■ To do: Each record should be returned exactly as it is written.
Segment Start: Record excerpts
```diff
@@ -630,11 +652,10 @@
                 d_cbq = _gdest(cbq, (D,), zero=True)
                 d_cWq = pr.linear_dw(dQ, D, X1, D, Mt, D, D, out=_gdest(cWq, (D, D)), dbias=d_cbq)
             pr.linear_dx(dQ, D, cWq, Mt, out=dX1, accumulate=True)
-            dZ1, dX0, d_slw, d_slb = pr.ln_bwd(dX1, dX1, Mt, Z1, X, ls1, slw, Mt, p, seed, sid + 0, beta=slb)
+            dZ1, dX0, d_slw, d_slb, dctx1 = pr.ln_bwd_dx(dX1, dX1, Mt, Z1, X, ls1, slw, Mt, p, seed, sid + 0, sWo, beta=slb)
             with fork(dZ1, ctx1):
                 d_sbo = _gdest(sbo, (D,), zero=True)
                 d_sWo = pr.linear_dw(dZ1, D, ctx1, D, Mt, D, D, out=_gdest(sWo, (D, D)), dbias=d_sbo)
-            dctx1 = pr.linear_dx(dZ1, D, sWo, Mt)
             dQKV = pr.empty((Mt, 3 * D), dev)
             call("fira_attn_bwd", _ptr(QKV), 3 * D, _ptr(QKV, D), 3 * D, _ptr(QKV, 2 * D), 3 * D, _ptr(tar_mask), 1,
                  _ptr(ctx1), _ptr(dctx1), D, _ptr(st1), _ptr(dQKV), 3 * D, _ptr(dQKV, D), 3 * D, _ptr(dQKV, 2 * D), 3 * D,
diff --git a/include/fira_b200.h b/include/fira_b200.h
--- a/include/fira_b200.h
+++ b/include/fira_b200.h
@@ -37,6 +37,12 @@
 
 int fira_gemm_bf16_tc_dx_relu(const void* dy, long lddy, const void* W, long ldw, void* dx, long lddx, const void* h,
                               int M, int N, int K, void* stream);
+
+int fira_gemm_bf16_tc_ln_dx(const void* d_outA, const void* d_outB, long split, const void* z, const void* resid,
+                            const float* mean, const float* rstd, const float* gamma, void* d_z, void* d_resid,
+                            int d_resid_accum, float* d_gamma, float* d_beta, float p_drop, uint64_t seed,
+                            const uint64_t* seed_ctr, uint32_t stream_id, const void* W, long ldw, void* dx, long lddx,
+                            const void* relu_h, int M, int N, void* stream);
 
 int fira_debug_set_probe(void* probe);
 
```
Segment End: Record excerpts
■ Answer space:
```diff
@@ -630,11 +652,10 @@
                 d_cbq = _gdest(cbq, (D,), zero=True)
                 d_cWq = pr.linear_dw(dQ, D, X1, D, Mt, D, D, out=_gdest(cWq, (D, D)), dbias=d_cbq)
             pr.linear_dx(dQ, D, cWq, Mt, out=dX1, accumulate=True)
-            dZ1, dX0, d_slw, d_slb = pr.ln_bwd(dX1, dX1, Mt, Z1, X, ls1, slw, Mt, p, seed, sid + 0, beta=slb)
+            dZ1, dX0, d_slw, d_slb, dctx1 = pr.ln_bwd_dx(dX1, dX1, Mt, Z1, X, ls1, slw, Mt, p, seed, sid + 0, sWo, beta=slb)
             with fork(dZ1, ctx1):
                 d_sbo = _gdest(sbo, (D,), zero=True)
                 d_sWo = pr.linear_dw(dZ1, D, ctx1, D, Mt, D, D, out=_gdest(sWo, (D, D)), dbias=d_sbo)
-            dctx1 = pr.linear_dx(dZ1, D, sWo, Mt)
             dQKV = pr.empty((Mt, 3 * D), dev)
             call("fira_attn_bwd", _ptr(QKV), 3 * D, _ptr(QKV, D), 3 * D, _ptr(QKV, 2 * D), 3 * D, _ptr(tar_mask), 1,
                  _ptr(ctx1), _ptr(dctx1), D, _ptr(st1), _ptr(dQKV), 3 * D, _ptr(dQKV, D), 3 * D, _ptr(dQKV, 2 * D), 3 * D,
diff --git a/include/fira_b200.h b/include/fira_b200.h
--- a/include/fira_b200.h
+++ b/include/fira_b200.h
@@ -37,6 +37,12 @@
 
 int fira_gemm_bf16_tc_dx_relu(const void* dy, long lddy, const void* W, long ldw, void* dx, long lddx, const void* h,
                               int M, int N, int K, void* stream);
+
+int fira_gemm_bf16_tc_ln_dx(const void* d_outA, const void* d_outB, long split, const void* z, const void* resid,
+                            const float* mean, const float* rstd, const float* gamma, void* d_z, void* d_resid,
+                            int d_resid_accum, float* d_gamma, float* d_beta, float p_drop, uint64_t seed,
+                            const uint64_t* seed_ctr, uint32_t stream_id, const void* W, long ldw, void* dx, long lddx,
+                            const void* relu_h, int M, int N, void* stream);
 
 int fira_debug_set_probe(void* probe);
 
```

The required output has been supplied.